▸ **Your task**
Isolate every line in the data with the string "rowX" and copy it.

▸ **Input**
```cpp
__device__ __forceinline__ int schur_fold(int e, int n) { return e <= n ? e : 2 * n - e; }
typedef double schur_f64x2 __attribute__((ext_vector_type(2), aligned(8)));
static __global__ __launch_bounds__(kBlock) void schur_assemble_kernel(int m, int ld, int n, int P, const int* __restrict__ rowX ,
                                                                const double* __restrict__ rowT , const double* __restrict__ T, double* __restrict__ S, int prio) {
    if (blockIdx.x < blockIdx.y) return;
    if (prio) __builtin_amdgcn_s_setprio(3);
    const int i = blockIdx.y * 16 + (threadIdx.x >> 4), j = blockIdx.x * 16 + (threadIdx.x & 15);
    if (i >= m || j >= m || j < i) return;
    unsigned ox[2][3], oy[2][3], oz[2];
    double wx[2][3], wy[2][3], wz[2][3];
    const unsigned pitch_y = (unsigned)P, pitch_x = (unsigned)(n + 1) * (unsigned)P;
#pragma unroll
    for (int a = 0; a < 3; a++) {
        const int Xi = rowX[4 * i + a], Xj = rowX[4 * j + a];
        const double ti = rowT[3 * i + a], tj = rowT[3 * j + a];
        const double wi0 = 1. - ti, wi1 = ti, wj0 = 1. - tj, wj1 = tj;
        const int D = Xi - Xj, E = Xi + Xj + 1;
        const double wd[3] = {wi0 * wj1, wi0 * wj0 + wi1 * wj1, wi1 * wj0};
        const double ws[3] = {wi0 * wj0, wi0 * wj1 + wi1 * wj0, wi1 * wj1};
        int pd[3], ps[3];
#pragma unroll
        for (int e = 0; e < 3; e++) {
            pd[e] = abs(D - 1 + e);
            ps[e] = schur_fold(E + e, n);
        }
        if (a == 0) {
#pragma unroll
            for (int e = 0; e < 3; e++) {
                ox[0][e] = __umul24((unsigned)pd[e], pitch_x);
                ox[1][e] = __umul24((unsigned)ps[e], pitch_x);
                wx[0][e] = wd[e];
                wx[1][e] = ws[e];
            }
        } else if (a == 1) {
#pragma unroll
            for (int e = 0; e < 3; e++) {
                oy[0][e] = __umul24((unsigned)pd[e], pitch_y);
                oy[1][e] = __umul24((unsigned)ps[e], pitch_y);
                wy[0][e] = wd[e];
                wy[1][e] = ws[e];
            }
        } else {
#pragma unroll
            for (int f = 0; f < 2; f++) {
                const int* pz = f ? ps : pd;
                const double* wv = f ? ws : wd;
                const int zb = min(pz[0], min(pz[1], pz[2]));
                oz[f] = (unsigned)zb;
#pragma unroll
                for (int sl = 0; sl < 3; sl++) {
                    double w = 0.;
#pragma unroll
                    for (int e = 0; e < 3; e++) w += pz[e] - zb == sl ? wv[e] : 0.;
                    wz[f][sl] = w;
                }
            }
        }
    }
    double acc = 0.;
#pragma unroll
    for (int combo = 0; combo < 8; combo++) {
        const int fx = combo & 1, fy = (combo >> 1) & 1, fz = combo >> 2;
        const double* base = T + oz[fz];
        double sc = 0.;
#pragma unroll
        for (int p = 0; p < 3; p++) {
            double sp = 0.;
#pragma unroll
            for (int q = 0; q < 3; q++) {
                const double* row = base + (ox[fx][p] + oy[fy][q]);
                const schur_f64x2 lo = *reinterpret_cast<const schur_f64x2*>(row);
                const double hi = row[2];
                sp += wy[fy][q] * (wz[fz][0] * lo.x + wz[fz][1] * lo.y + wz[fz][2] * hi);
            }
            sc += wx[fx][p] * sp;
        }
        acc += sc;
    }
    const int ri = rowX[4 * i + 3], rj = rowX[4 * j + 3];
    S[(size_t)ri * ld + rj] = acc;
    S[(size_t)rj * ld + ri] = acc;
}

static __global__ __launch_bounds__(kBlock) void set_diagonal_kernel(double* __restrict__ M, int ld, int i0, int i1, double v) {
    const int i = i0 + blockIdx.x * kBlock + threadIdx.x;
    if (i < i1) M[(size_t)i * ld + i] = v;
}

static __global__ __launch_bounds__(kDualBlock) void dual_bordered_kernel(int m, const double* __restrict__ u, const double* __restrict__ v, const double* __restrict__ sigma_ptr,
                                                                  int accumulate, double* __restrict__ mu) {
    __shared__ double lds[17];
    double su = 0., sv = 0.;
    for (int a = threadIdx.x; a < m; a += kDualBlock) {
        su += u[a];
        sv += v[a];
    }
    su = block_sum_1024(su, lds);
    sv = block_sum_1024(sv, lds);
    const double c = (su - (sigma_ptr ? *sigma_ptr : 0.)) / sv;
    for (int a = threadIdx.x; a < m; a += kDualBlock) mu[a] = (accumulate ? mu[a] : 0.) + u[a] - c * v[a];
}

static __global__ __launch_bounds__(kBlock) void fill_kernel(double* __restrict__ x, int count, double v) {
    const int a = blockIdx.x * kBlock + threadIdx.x;
    if (a < count) x[a] = v;
}

}
```

### signed-heat-3d_amd/csrc/shm_solver.hip.h

```cpp
#pragma once
#include "shm_host.hip.h"
#include "shm_kernels.hip.h"
#include "shm_conv_tiered.hip.h"
#include "shm_cg_fused.hip.h"
#include "shm_twolevel.hip.h"
#include "shm_schur.hip.h"
#include "shm_dct.hip.h"
#include "shm_dct_gemm.hip.h"
#include "shm_green_fft.hip.h"
#include "shm_sample.hip.h"
#include "shm_audit.hip.h"
#include "shm_iso_indexed.hip.h"
#include "shm_plan.h"

namespace shm {

template <typename T> constexpr int vec_width() { return sizeof(T) == 8 ? 2 : 4; }

template <typename T>
struct Slab {
    int k0 = 0, k1 = 0, nzl = 0;
    size_t plane = 0, nown = 0, ntot = 0;
    DevArray<T> Y0, Y1, Y2, r , x, p, q , z ;
    DevArray<double> partials, pq_partials , red , pq , u , sc;
    DevArray<unsigned> proj_ticket;
    DevArray<int> row_ptr, ent_row, node_ptr;
    DevArray<uint32_t> ent_node, node_id;
    DevArray<double> ent_coef, nent_coef;
    DevArray<ShiftItem> shift_items;
    DevArray<double> dv;
    DevArray<int> layer_order;
    DevArray<int> sample_order;
    DevArray<unsigned char> sample_rule;
    DevArray<unsigned long long> sample_ctr;
    long long sample_key = -1;
    int sample_blocks = 0;
    long long layer_order_key = -1;
    DevArray<double> div_partials;
    int div_sum_blocks = 0;
    DevArray<T> touched_save;
    DevArray<T> W1, W2;
    DevArray<T> S1, S2, S4;
    DevArray<int> act_x, act_y;
    DevArray<unsigned> act_z;
    DevArray<int> act_planes;
    int n_act_planes = 0;
    int n_act_x = 0, n_act_y = 0;
    int n_touched = 0, n_shift = 0;
    GridParams gp{};
};
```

▸ **Task response**
static __global__ __launch_bounds__(kBlock) void schur_assemble_kernel(int m, int ld, int n, int P, const int* __restrict__ rowX ,
        const int Xi = rowX[4 * i + a], Xj = rowX[4 * j + a];
    const int ri = rowX[4 * i + 3], rj = rowX[4 * j + 3];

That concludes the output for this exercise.